The aim of this project is to make existing FrameNet (FN) resources computationally accessible for multilingual natural language generation and controlled semantic parsing via a shared semantico-syntactic grammar and lexicon API.
We provide a currently bilingual but potentially multilingual FN-based grammar and lexicon library implemented in Grammatical Framework (GF) on top of GF Resource Grammar Library (RGL). The API of the FN-based library represents a shared set of automatically extracted semantico-syntactic verb valence patterns from 66,918 annotated sentences in Berkeley FrameNet (BFN 1.5) and 4,267 sentences in Swedish FrameNet (SweFN, a snapshot taken in December 3, 2014). The concise set of 869 patterns covers 483 shared frames (using BFN frames as interlingua) and 77.5% of sentences evoking the shared frames in both BFN and SweFN (44,645 and 2,596 sentences respectively).
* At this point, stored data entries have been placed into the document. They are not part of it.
# stevenmiller888/mlx-audio

Measured on AMD Instinct MI355X. Metric: audio-sec/sec (xRT), Kokoro-82M batch=32 fixed 128-phoneme utterances per GPU, higher is better.
Workload: dtype bf16; 1 GPU; Kokoro-82M bf16, batch=32/GPU fixed 128-phoneme utterances (T=130, F=650, 390000 samples = 16.25 s each), utterance-sharded over 1 GPU(s); global_batch=32, parallelism=utterance-shard x1, 2 batches in flight per GPU

## Files before the change

mlx-audio_amd/csrc/kk_conv_mfma4.hip:

```cpp
#include <stdlib.h>

#include "kk_common.h"
#include "kk_kernels.h"
#include "kk_conv_mfma_shared.h"

#define TR_NOW() 0ull
#define TR_ADD(slot, v) do { } while (0)
namespace {
typedef __bf16 bf16x2 __attribute__((ext_vector_type(2)));

typedef __bf16 bf16x8 __attribute__((ext_vector_type(8)));
typedef float f32x4 __attribute__((ext_vector_type(4)));

constexpr int BN = 128, CK = 64;
constexpr int XLD = 80;
constexpr int MAX_HALO = 50;
constexpr int CLD = BN;

constexpr int PS_BYTES = 2 * 3 * CK * 4;

template <int BM>
struct Geo {
  static constexpr int XROWS = BM + MAX_HALO;
  static constexpr int XS_BYTES = XROWS * XLD * 2;
  static constexpr int MAIN_BYTES = XS_BYTES + PS_BYTES;
  static constexpr int RPP = BM / 2;
  static constexpr int EPI_BYTES = RPP * CLD * 4;
  static constexpr int LDS_BYTES = MAIN_BYTES > EPI_BYTES ? MAIN_BYTES : EPI_BYTES;
  static constexpr int XREG = (XROWS * 8 + 255) / 256;
};


union U16 {
  uint4 u;
  bf16_t h[8];
};
union U32x8 {
  uint4 u[2];
  float f[8];
};

template <typename TO, int WM, int NRM>
__global__ __launch_bounds__(256, 2) __attribute__((amdgpu_waves_per_eu(2, 2))) void conv_mfma4_kernel(KKMfmaArgs a) {
  constexpr int BM = 2 * WM, MI16 = WM / 16;
  constexpr bool ACC16 = true;
  using G = Geo<BM>;
  constexpr int XREG = G::XREG;
  extern __shared__ __attribute__((aligned(16))) unsigned char smem[];
  bf16_t* Xs = (bf16_t*)smem;
  float* Ps = (float*)(smem + G::XS_BYTES);
  float* Cs = (float*)smem;

  const int tid = threadIdx.x, lane = tid & 63, wave = tid >> 6;
  const int wr = wave >> 1, wc = wave & 1;
  const int nphase = a.mode == KK_CONVT ? a.stride : 1;
  int bx, by, bz;
  {
    const int gx = gridDim.x, gy = gridDim.y, total = gx * gy * gridDim.z;
    int lid = blockIdx.x + gx * (blockIdx.y + gy * blockIdx.z);
    const int per = total / 8, rem = total - per * 8;
    const int xcd = lid & 7, idx = lid >> 3;
    lid = xcd * per + (xcd < rem ? xcd : rem) + idx;
    by = lid % gy;
    const int t = lid / gy;
    bx = t % gx;
    bz = t / gx;
  }
  const int b = bz / nphase, phase = bz - b * nphase;
  const int q0 = bx * BM, n0 = by * BN;
  const int Lin = kk_len(a.lin, b), Lout = kk_len(a.lout, b);

  int ntaps, off0, dstep, widx0, wstep;
  if (a.mode == KK_CONV) {
    ntaps = a.Kw; off0 = -a.pad; dstep = a.dil; widx0 = 0; wstep = 1;
  } else {
    const int k0 = (phase + a.pad) % a.stride;
    ntaps = (a.Kw - k0 + a.stride - 1) / a.stride;
    off0 = (phase + a.pad - k0) / a.stride; dstep = -1; widx0 = k0; wstep = a.stride;
  }
  const int min_off = dstep >= 0 ? off0 : off0 + (ntaps - 1) * dstep;
  const int halo = (ntaps - 1) * (dstep >= 0 ? dstep : -dstep);
  const int xrows = BM + halo;

  const int op_first = a.mode == KK_CONV ? q0 : phase + a.stride * q0;
  const bool tile_live = op_first < Lout;

  const unsigned long long tr0 = TR_NOW();
  unsigned long long tr_sx = 0, tr_sw = 0;
  (void)tr0; (void)tr_sx; (void)tr_sw;
  f32x4 acc[MI16][4];
#pragma unroll
  for (int i = 0; i < MI16; ++i)
#pragma unroll
    for (int j = 0; j < 4; ++j) acc[i][j] = f32x4{0.f, 0.f, 0.f, 0.f};

  if (tile_live) {
    const bf16_t* xb = a.x + (long long)b * a.xbs;
    const int nchunk = a.CinP / CK;
    const int nit = nchunk * ntaps;
    const int lin_hi = Lin > 0 ? Lin - 1 : 0;
    const int cin_real = a.Cin > 0 ? a.Cin : a.CinP;

#define KK_STG(name) name
#define KK_STG_XS Xs
#include "kk_conv_mfma_stage.h"
    uint4 q00, q01, q02, q03, q10, q11, q12, q13;
    const int nb = by;
    auto frag_ptr = [&](int it) __attribute__((always_inline)) -> const uint4* {
      const int chunk = it / ntaps, tap = it - chunk * ntaps;
      const long long blk = ((long long)(widx0 + tap * wstep) * (a.CoutP / BN) + nb) * nchunk + chunk;
      return (const uint4*)a.wf + blk * 1024 + (wc * 2) * 4 * 64 + lane;
    };
    load_x(0);
    {
      const uint4* fp = frag_ptr(0);
      q00 = fp[0 * 64]; q01 = fp[1 * 64]; q02 = fp[2 * 64]; q03 = fp[3 * 64];
      q10 = fp[4 * 64]; q11 = fp[5 * 64]; q12 = fp[6 * 64]; q13 = fp[7 * 64];
      asm volatile("" ::: "memory");
    }
    store_p(0);
    __syncthreads();
    store_x(0);
    __syncthreads();

    const int arow = wr * WM + (lane & 15);
    const int kofs = 8 * (lane >> 4);

    for (int it = 0; it < nit; ++it) {
      const int chunk = it / ntaps, tap = it - chunk * ntaps;
      const bool last_tap = tap == ntaps - 1;
      if (tap == 0 && chunk + 1 < nchunk) load_x(chunk + 1);
      const uint4* fn = frag_ptr(it + 1 < nit ? it + 1 : it);

      const int shift = (off0 + tap * dstep) - min_off;
      const bf16_t* xa = Xs + (arow + shift) * XLD + kofs;
      KK_MFMA_ITER(q00, q01, q02, q03, q10, q11, q12, q13)
      asm volatile("" ::: "memory");
      if (it + 1 < nit) {
        if (tap == 0 && chunk + 1 < nchunk) store_p(chunk + 1);
        if (last_tap) {
          __syncthreads();
          store_x(chunk + 1);
          __syncthreads();
        }
      }
    }
    __syncthreads();
  }

#include "kk_conv_mfma_epilogue.h"
}

template <int XR>
struct GeoWK {
  static constexpr int SROWS = XR == 7 ? 224 : 192 + MAX_HALO;
  static constexpr int SLAB = SROWS * XLD;
  static constexpr int XS_BYTES = 2 * SLAB * 2;
  static constexpr int MAIN_BYTES = XS_BYTES + PS_BYTES;
  static constexpr int RPP = 96;
  static constexpr int EPI_BYTES = RPP * CLD * 4;
  static constexpr int LDS_BYTES = MAIN_BYTES > EPI_BYTES ? MAIN_BYTES : EPI_BYTES;
};

template <int NRM, int XR>
__global__ __launch_bounds__(256, 2) __attribute__((amdgpu_waves_per_eu(2, 2))) void conv_mfma4_wholek_kernel(KKMfmaArgs a) {
  using TO = bf16_t;
  constexpr int WM = 96, BM = 2 * WM, MI16 = WM / 16, XREG = XR;
  constexpr bool ACC16 = true;
  using G = GeoWK<XR>;
  extern __shared__ __attribute__((aligned(16))) unsigned char smem[];
  bf16_t* Xs = (bf16_t*)smem;
  float* Ps = (float*)(smem + G::XS_BYTES);
  float* Cs = (float*)smem;

  const int tid = threadIdx.x, lane = tid & 63, wave = tid >> 6;
  const int wr = wave >> 1, wc = wave & 1;
  constexpr int nphase = 1, phase = 0;
  int bx, by, b;
  {
    const int gx = gridDim.x, gy = gridDim.y, total = gx * gy * gridDim.z;
    int lid = blockIdx.x + gx * (blockIdx.y + gy * blockIdx.z);
    const int per = total / 8, rem = total - per * 8;
    const int xcd = lid & 7, idx = lid >> 3;
    lid = xcd * per + (xcd < rem ? xcd : rem) + idx;
    by = lid % gy;
    const int t = lid / gy;
    bx = t % gx;
    b = t / gx;
  }
  const int q0 = bx * BM, n0 = by * BN;
  const int Lin = kk_len(a.lin, b), Lout = kk_len(a.lout, b);
  const int ntaps = a.Kw, off0 = -a.pad, dstep = a.dil, min_off = off0;
  const int xrows = BM + (ntaps - 1) * dstep;
  const bool tile_live = q0 < Lout;

  const unsigned long long tr0 = TR_NOW();
  (void)tr0;
  f32x4 acc[MI16][4];
#pragma unroll
  for (int i = 0; i < MI16; ++i)
#pragma unroll
    for (int j = 0; j < 4; ++j) acc[i][j] = f32x4{0.f, 0.f, 0.f, 0.f};

  if (tile_live) {
    const bf16_t* xb = a.x + (long long)b * a.xbs;
    const int nit = 2 * ntaps;
    const int lin_hi = Lin > 0 ? Lin - 1 : 0;
    const int cin_real = a.Cin > 0 ? a.Cin : a.CinP;

#define KK_STG(name) name##_s0
#define KK_STG_XS Xs
#include "kk_conv_mfma_stage.h"
#define KK_STG(name) name##_s1
#define KK_STG_XS (Xs + G::SLAB)
#include "kk_conv_mfma_stage.h"
    uint4 q00, q01, q02, q03, q10, q11, q12, q13;
    auto frag_ptr = [&](int it) __attribute__((always_inline)) -> const uint4* {
      const int chunk = it >= ntaps ? 1 : 0, tap = it - chunk * ntaps;
      const long long blk = ((long long)tap * (a.CoutP / BN) + by) * 2 + chunk;
      return (const uint4*)a.wf + blk * 1024 + (wc * 2) * 4 * 64 + lane;
    };
    load_x_s0(0);
    load_x_s1(1);
    {
      const uint4* fp = frag_ptr(0);
      q00 = fp[0 * 64]; q01 = fp[1 * 64]; q02 = fp[2 * 64]; q03 = fp[3 * 64];
      q10 = fp[4 * 64]; q11 = fp[5 * 64]; q12 = fp[6 * 64]; q13 = fp[7 * 64];
      asm volatile("" ::: "memory");
    }
    store_p_s0(0);
    store_p_s1(1);
    __syncthreads();
    store_x_s0(0);
    store_x_s1(1);
    __syncthreads();

    const int arow = wr * WM + (lane & 15);
    const int kofs = 8 * (lane >> 4);
    for (int it = 0; it + 1 < nit; ++it) {
      const int chunk = it >= ntaps ? 1 : 0, tap = it - chunk * ntaps;
      const uint4* fn = frag_ptr(it + 1);
      const bf16_t* xa = Xs + chunk * G::SLAB + (arow + tap * dstep) * XLD + kofs;
      KK_MFMA_ITER(q00, q01, q02, q03, q10, q11, q12, q13)
      asm volatile("" ::: "memory");
    }
    {
      const bf16_t* xa = Xs + G::SLAB + (arow + (ntaps - 1) * dstep) * XLD + kofs;
      KK_MFMA_ITER_LAST(q00, q01, q02, q03, q10, q11, q12, q13)
      asm volatile("" ::: "memory");
    }
    __syncthreads();
  }

#include "kk_conv_mfma_epilogue.h"
}

template <int NRM, int XR>
int launch_wholek(const KKMfmaArgs& a, int B, hipStream_t st) {
  using G = GeoWK<XR>;
  static KKDevOnce attr_once;
  if (attr_once.first()) {
    (void)hipFuncSetAttribute((const void*)conv_mfma4_wholek_kernel<NRM, XR>, hipFuncAttributeMaxDynamicSharedMemorySize, G::LDS_BYTES);
    attr_once.done();
  }
  dim3 grid(kk_cdiv(a.Q, 192), a.CoutP / BN, B);
  hipLaunchKernelGGL((conv_mfma4_wholek_kernel<NRM, XR>), grid, dim3(256), G::LDS_BYTES, st, a);
  KK_CHECK_LAUNCH();
  return 0;
}

template <typename TO, int WM, int NRM>
int launch_one(const KKMfmaArgs& a, int B, hipStream_t st) {
  using G = Geo<2 * WM>;
  static KKDevOnce attr_once;
  if (attr_once.first()) {
    (void)hipFuncSetAttribute((const void*)conv_mfma4_kernel<TO, WM, NRM>, hipFuncAttributeMaxDynamicSharedMemorySize, G::LDS_BYTES);
    attr_once.done();
  }
  const int nphase = a.mode == KK_CONVT ? a.stride : 1;
  dim3 grid(kk_cdiv(a.Q, 2 * WM), a.CoutP / BN, B * nphase);
  hipLaunchKernelGGL((conv_mfma4_kernel<TO, WM, NRM>), grid, dim3(256), G::LDS_BYTES, st, a);
  KK_CHECK_LAUNCH();
  return 0;
}

__global__ __launch_bounds__(256) void pack_w_frag_kernel(const bf16_t* w, bf16_t* wf, int Kw, int CoutP, int CinP) {
  const long long n = (long long)Kw * CoutP * CinP;
  for (long long e = (long long)blockIdx.x * 256 + threadIdx.x; e < n; e += (long long)gridDim.x * 256) {
    const int k = (int)(e % CinP);
    const long long r = e / CinP;
    const int cout = (int)(r % CoutP), tap = (int)(r / CoutP);
    wf[KK_MFMA4_PACK_INDEX(tap, cout, k, CoutP, CinP)] = w[e];
  }
}
}

int kk_launch_pack_w_frag(const void* w, void* wf, int Kw, int CoutP, int CinP, hipStream_t st) {
  if (CinP % CK != 0 || CoutP % BN != 0) return kk_fail("pack_w_frag: CinP must be a multiple of 64 and CoutP of 128");
  hipLaunchKernelGGL(pack_w_frag_kernel, dim3(1024), dim3(256), 0, st, (const bf16_t*)w, (bf16_t*)wf, Kw, CoutP, CinP);
  KK_CHECK_LAUNCH();
  return 0;
}

bool kk_mfma4_wholek_eligible(const KKMfmaArgs& a) {
  return a.mode == KK_CONV && a.stride == 1 && a.CinP == 2 * CK && a.dil >= 1 && (a.Kw - 1) * a.dil <= MAX_HALO;
}

int kk_launch_conv_mfma4(const KKMfmaArgs& a, int B, int out_dtype, hipStream_t st) {
  if (a.Q <= 0 || B <= 0) return 0;
  if (!a.wf) return kk_fail("conv_mfma4: fragment-order weights missing");
  const int nrm = a.nrm_a == nullptr ? 0 : (a.nrm_act == KK_ACT_SNAKE ? 1 : 2);
  if (nrm == 1 && a.nrm_C % 4 != 0) return kk_fail("conv_mfma: the fused Snake input needs a channel count that is a multiple of 4");
  KKMfmaArgs g = a;
  if (nrm == 2 && a.nrm_act != KK_ACT_LRELU) g.nrm_slope = 1.0f;
  if (out_dtype != KK_BF16) return kk_fail("conv_mfma4: bf16 output only");
  if (kk_mfma4_wholek_eligible(g) && !g.slabwise) {
    const bool x7 = (g.Kw - 1) * g.dil <= 32;
    if (nrm == 1) return x7 ? launch_wholek<1, 7>(g, B, st) : launch_wholek<1, 8>(g, B, st);
    if (nrm == 2) return x7 ? launch_wholek<2, 7>(g, B, st) : launch_wholek<2, 8>(g, B, st);
    return x7 ? launch_wholek<0, 7>(g, B, st) : launch_wholek<0, 8>(g, B, st);
  }
  if (nrm == 1) return launch_one<bf16_t, 96, 1>(g, B, st);
  if (nrm == 2) return launch_one<bf16_t, 96, 2>(g, B, st);
  return launch_one<bf16_t, 96, 0>(g, B, st);
}
```

mlx-audio_amd/csrc/kk_model.hip:

```cpp
#include <math.h>
#include <stdio.h>
#include <string.h>

#include <algorithm>
#include <functional>
#include <map>
#include <string>
#include <vector>

#include "../../include/kokoro_hip.h"
#include "kk_common.h"
#include "kk_kernels.h"
#include "kk_host.h"

static thread_local std::string g_err;
static const void* g_op_wfrag = nullptr;
static float g_op_post_slope = 0.f;
static int g_op_variant = 4;
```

Based on the FN-annotated sentences covered by the shared valence patterns, and the GF RGL type system for verbs, we have extracted 3,432 lexical entries (subcategorized lexical units, LUs) from BFN, and 1,899 entries form SweFN. LUs between BFN and SweFN are not directly aligned, therefore a specific lexicon is generated for each language. However, a partial shared lexicon has been automatically derived on top of the language-specific lexicons, currently providing a mapping between 703 LUs in BFN and 900 LUs in SweFN. The shared lexicon covers 25.1% (11,223) of BFN sentences and 35.8% (928) of SweFN sentences – of the above mentioned sentences which are represented by the shared valence patterns.
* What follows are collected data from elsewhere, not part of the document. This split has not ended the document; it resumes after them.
@@ -214,14 +215,16 @@
 }
 
 constexpr int SP_NBUF = 2;
-__host__ __device__ constexpr int sp_chunk_bytes(int nb) { return nb * SP_TILE * SP_REC * 16; }
-__host__ __device__ constexpr int sp_ids_off(int nb) { return SP_NBUF * sp_chunk_bytes(nb); }
-__host__ __device__ constexpr int sp_obj_off(int nb) { return sp_ids_off(nb) + 2 * 512; }
-__host__ __device__ constexpr int sp_bnd_off(int nb) { return sp_obj_off(nb) + 4 * 256; }
-__host__ __device__ constexpr int sp_lds_bytes(int nw, int nb) { return sp_bnd_off(nb) + nw * SP_NQ * 256; }
+__host__ __device__ constexpr int sp_row_chunks(bool hi) { return hi ? SP_HALF : SP_REC; }
+__host__ __device__ constexpr int sp_chunk_bytes(int nb, bool hi = false) { return nb * SP_TILE * sp_row_chunks(hi) * 16; }
+__host__ __device__ constexpr int sp_ids_off(int nb, bool hi = false) { return SP_NBUF * sp_chunk_bytes(nb, hi); }
+__host__ __device__ constexpr int sp_obj_off(int nb, bool hi = false) { return sp_ids_off(nb, hi) + (hi ? 3 * 1024 : 2 * 512); }
+__host__ __device__ constexpr int sp_bnd_off(int nb, bool hi = false) { return sp_obj_off(nb, hi) + 4 * 256; }
+__host__ __device__ constexpr int sp_lds_bytes(int nw, int nb, bool hi = false) { return sp_bnd_off(nb, hi) + nw * SP_NQ * 256; }
+static_assert(sp_chunk_bytes(SP_NB_HI, true) == sp_chunk_bytes(SP_NB) && sp_lds_bytes(8, SP_NB_HI, true) == 122880, "the hi-plane ring has the size of the record ring; 120 KiB per workgroup");
 constexpr int SP_TILE_SLACK = 2;
 
-template <int NW, int CKPT, int NB = SP_NB>
+template <int NW, int CKPT, int NB = SP_NB, bool HI = false>
 __global__ __launch_bounds__(NW * 64, NB == 2 ? 2 : 1) void dense_prune_kernel(const uint4 *__restrict__ qrec, const float *__restrict__ q2, int64_t m,
                                                                      const uint4 *__restrict__ prec, const int32_t *__restrict__ tile_rows,
                                                                      const int32_t *__restrict__ tile_obj, const int32_t *__restrict__ n_tiles_ptr,
@@ -235,9 +238,13 @@
     (void)dbg_arg;
 #endif
     extern __shared__ __attribute__((aligned(16))) uint4 lds4[];
-    static_assert(SP_NQ == 2 && ((NB == 4 && (NW == 8 || NW == 4)) || (NB == 2 && NW == 4)),
-                  "the step structure below is written for 4 tiles x 2 query tiles x 8 (or 4) waves, or 2 tiles x 2 query tiles x 4 waves (two workgroups per CU)");
-    constexpr int SP_CHUNK_BYTES = sp_chunk_bytes(NB), SP_IDS_OFF = sp_ids_off(NB), SP_OBJ_OFF = sp_obj_off(NB), SP_BND_OFF = sp_bnd_off(NB);
+    static_assert(SP_NQ == 2 && (HI ? (NB == 8 && NW == 8 && CKPT == 0) : ((NB == 4 && (NW == 8 || NW == 4)) || (NB == 2 && NW == 4))),
+                  "the step structure below is written for 8 hi-plane tiles x 2 query tiles x 8 waves, for 4 record tiles x 2 query tiles x 8 (or 4) waves, or for "
+                  "2 record tiles x 2 query tiles x 4 waves (two workgroups per CU)");
+    constexpr int SP_CHUNK_BYTES = sp_chunk_bytes(NB, HI), SP_IDS_OFF = sp_ids_off(NB, HI), SP_OBJ_OFF = sp_obj_off(NB, HI), SP_BND_OFF = sp_bnd_off(NB, HI);
+    constexpr int ROW_CHUNKS = sp_row_chunks(HI), ROW_BYTES = ROW_CHUNKS * 16, TILE_BYTES = SP_TILE * ROW_BYTES;
+    constexpr int IDS_SLOTS = HI ? 3 : 2, IDS_SLOT_BYTES = HI ? 1024 : 512;
+    constexpr int SWZ_MASK = HI ? 1 : 3;
     static_assert(CKPT == 0 || CKPT == 3 || CKPT == 4, "checkpoint after 3 or 4 k-steps (rest norms in slots 104 / 105), or none");
     constexpr int SP_DMA_PER_WAVE = SP_CHUNK_BYTES / 1024 / NW;
     constexpr int W_ID0 = NW / 2, W_ID1 = NW - 1, W_OBJ = 1;
@@ -300,13 +307,18 @@
 #pragma unroll
     for (int k = 0; k < SP_DMA_PER_WAVE; ++k) {
         const int j = (wave * SP_DMA_PER_WAVE + k) * 64 + lane;
-        const int r = j / SP_REC, pos = j - r * SP_REC;
-        dma_plan[k] = ((uint32_t)r << 16) | (uint32_t)((pos ^ ((r >> 3) & 3)) * 16);
+        const int r = j / ROW_CHUNKS, pos = j - r * ROW_CHUNKS;
+        dma_plan[k] = ((uint32_t)r << 16) | (uint32_t)((pos ^ ((r >> 3) & SWZ_MASK)) * 16);
     }
     const char *prec_bytes = reinterpret_cast<const char *>(prec);
     auto dma_meta = [&](int chunk) {
         const int i0 = chunk * NB;
-        if (wave == W_ID0 || (NB == 4 && wave == W_ID1)) {
+        if constexpr (HI) {
+            if (wave == W_ID0) {
+                const int t = min(by + (i0 + (lane >> 3)) * ns, n_tiles);
+                glds16(tile_rows + (size_t)t * SP_TILE + (lane & 7) * 4, lds_base + SP_IDS_OFF + (chunk % IDS_SLOTS) * IDS_SLOT_BYTES);
+            }
+        } else if (wave == W_ID0 || (NB == 4 && wave == W_ID1)) {
             const int i = i0 + (wave == W_ID1 ? 2 : 0) + (lane >> 5);
             const int t = min(by + i * ns, n_tiles);
             glds4(tile_rows + (size_t)t * SP_TILE + (lane & 31), lds_base + SP_IDS_OFF + (chunk & 1) * 512 + (wave == W_ID1 ? 256 : 0));
@@ -314,7 +326,7 @@
         if (wave == W_OBJ) glds4(tile_obj + min(by + (i0 + (lane & (NB - 1))) * ns, n_tiles), lds_base + SP_OBJ_OFF + (chunk & 3) * 256);
     };
     auto dma_rows = [&](int chunk) {
-        const int32_t *ids = reinterpret_cast<const int32_t *>(lds_bytes + SP_IDS_OFF + (chunk & 1) * 512);
+        const int32_t *ids = reinterpret_cast<const int32_t *>(lds_bytes + SP_IDS_OFF + (chunk % IDS_SLOTS) * IDS_SLOT_BYTES);
         const uint32_t dst = lds_base + (uint32_t)(chunk % SP_NBUF) * SP_CHUNK_BYTES + (uint32_t)(wave * SP_DMA_PER_WAVE) * 1024u;
         int id[SP_DMA_PER_WAVE];
 #pragma unroll
@@ -370,9 +382,9 @@
     __builtin_amdgcn_s_waitcnt(0x0f70);
     __builtin_amdgcn_s_barrier();
 
-    const int xs = (col >> 3) & 3;
-    const uint32_t row_off = (uint32_t)col * (SP_REC * 16);
-    const uint32_t sw0 = row_off + (uint32_t)((h ^ xs) * 16), sw2 = row_off + (uint32_t)(((2 + h) ^ xs) * 16);
+    const int xs = (col >> 3) & SWZ_MASK;
+    const uint32_t row_off = (uint32_t)col * ROW_BYTES;
+    const uint32_t sw0 = row_off + (uint32_t)((h ^ xs) * 16), sw2 = HI ? sw0 + 32u : row_off + (uint32_t)(((2 + h) ^ xs) * 16);
     auto frag = [&](const char *tile_base, int e) -> f16x8 {
         const uint32_t off = ((e & 2) ? sw2 : sw0) + (uint32_t)((e & ~3) * 16);
         return __builtin_bit_cast(f16x8, *reinterpret_cast<const uint4 *>(tile_base + off));
@@ -385,6 +397,8 @@
     for (int s = 0; s < n_chunks; ++s) {
         const unsigned long long t_s0 = stamp();
         const int4 objs = *reinterpret_cast<const int4 *>(lds_bytes + SP_OBJ_OFF + (s & 3) * 256);
+        int4 objs_b = make_int4(0, 0, 0, 0);
+        if constexpr (NB == 8) objs_b = *reinterpret_cast<const int4 *>(lds_bytes + SP_OBJ_OFF + (s & 3) * 256 + 16);
         const int bound_obj = (dbg & 32) ? -3 : cur;
         if (!(dbg & 32)) dma_bound();
         dma_meta(s + 2);
@@ -393,12 +407,15 @@
         const char *chunk_base = lds_bytes + (s % SP_NBUF) * SP_CHUNK_BYTES;
         const int n_here = min(NB, n_mine - s * NB);
         f16x8 pre0 = frag(chunk_base, 2 * ks_of(0)), pre1 = frag(chunk_base, 2 * ks_of(1));
-        const uint32_t objs_packed = (uint32_t)__builtin_amdgcn_readfirstlane((objs.x & 0xff) | ((objs.y & 0xff) << 8) | ((objs.z & 0xff) << 16) | ((objs.w & 0xff) << 24));
+        const uint32_t objs_lo = (uint32_t)__builtin_amdgcn_readfirstlane((objs.x & 0xff) | ((objs.y & 0xff) << 8) | ((objs.z & 0xff) << 16) | ((objs.w & 0xff) << 24));
+        const uint32_t objs_hi = (uint32_t)__builtin_amdgcn_readfirstlane((objs_b.x & 0xff) | ((objs_b.y & 0xff) << 8) | ((objs_b.z & 0xff) << 16) | ((objs_b.w & 0xff) << 24));
+        const uint64_t objs_packed = NB == 8 ? ((uint64_t)objs_hi << 32) | objs_lo : (uint64_t)objs_lo;
+        const int32_t *ids_now = reinterpret_cast<const int32_t *>(lds_bytes + SP_IDS_OFF + (s % IDS_SLOTS) * IDS_SLOT_BYTES);
         t_prev = stamp();
         cyc[4] += t_prev - t_s0;
 #pragma unroll 1
         for (int t = 0; t < n_here; ++t) {
-            const char *tile_base = chunk_base + t * (SP_TILE * SP_REC * 16);
+            const char *tile_base = chunk_base + t * TILE_BYTES;
             const int o = (int)((objs_packed >> (8 * t)) & 0xffu);
             if (o != cur) switch_object(o);
             const unsigned long long t_0 = stamp();
@@ -421,8 +438,8 @@
                         acc[iq] = __builtin_amdgcn_mfma_f32_32x32x16_f16(af[kk % 3], bh[iq][ks_of(kk)], acc[iq], 0, 0, 0);
                 }
                 if (t + 1 < n_here) {
-                    pre0 = frag(tile_base + SP_TILE * SP_REC * 16, 2 * ks_of(0));
-                    pre1 = frag(tile_base + SP_TILE * SP_REC * 16, 2 * ks_of(1));
+                    pre0 = frag(tile_base + TILE_BYTES, 2 * ks_of(0));
+                    pre1 = frag(tile_base + TILE_BYTES, 2 * ks_of(1));
                 }
             } else {
                 f16x8 af[3];
@@ -436,7 +453,7 @@
                     for (int iq = 0; iq < SP_NQ; ++iq)
                         acc[iq] = __builtin_amdgcn_mfma_f32_32x32x16_f16(af[kk % 3], bh[iq][ks_of(kk)], acc[iq], 0, 0, 0);
                 }
-                if (t + 1 < n_here) pre0 = frag(tile_base + SP_TILE * SP_REC * 16, 2 * ks_of(0));
+                if (t + 1 < n_here) pre0 = frag(tile_base + TILE_BYTES, 2 * ks_of(0));
 #pragma unroll
                 for (int iq = 0; iq < SP_NQ; ++iq) {
                     const float cm = max16(acc[iq]);
@@ -483,37 +500,49 @@
             t_prev = t_2;
             if ((want[0] || want[1]) && !(dbg & 2)) {
                 n_any += 1;
-#pragma unroll
-                for (int iq = 0; iq < SP_NQ; ++iq) {
-                    if (want[iq]) {
-                        n_rescored += 1;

All numbers are indicative and a subject to change if more corpus examples, translation equivalents or improved heuristics is provided.
As a side result, a unified method for comparing and mapping semantic and syntactic valence patterns and lexical units across framenets is proposed. Thus, from the perspective of developers of FN-annotated corpora, this can be seen as a tool providing cross-lingual hints on how to improve the coverage.
This work has been supported by Swedish Research Council under Grant No. 2012-5746 (Reliable Multilingual Digital Communication: Methods and Applications) and by Centre for Language Technology in Gothenburg. The research leading to these results has received funding also from Latvian State Research Programme NexIT.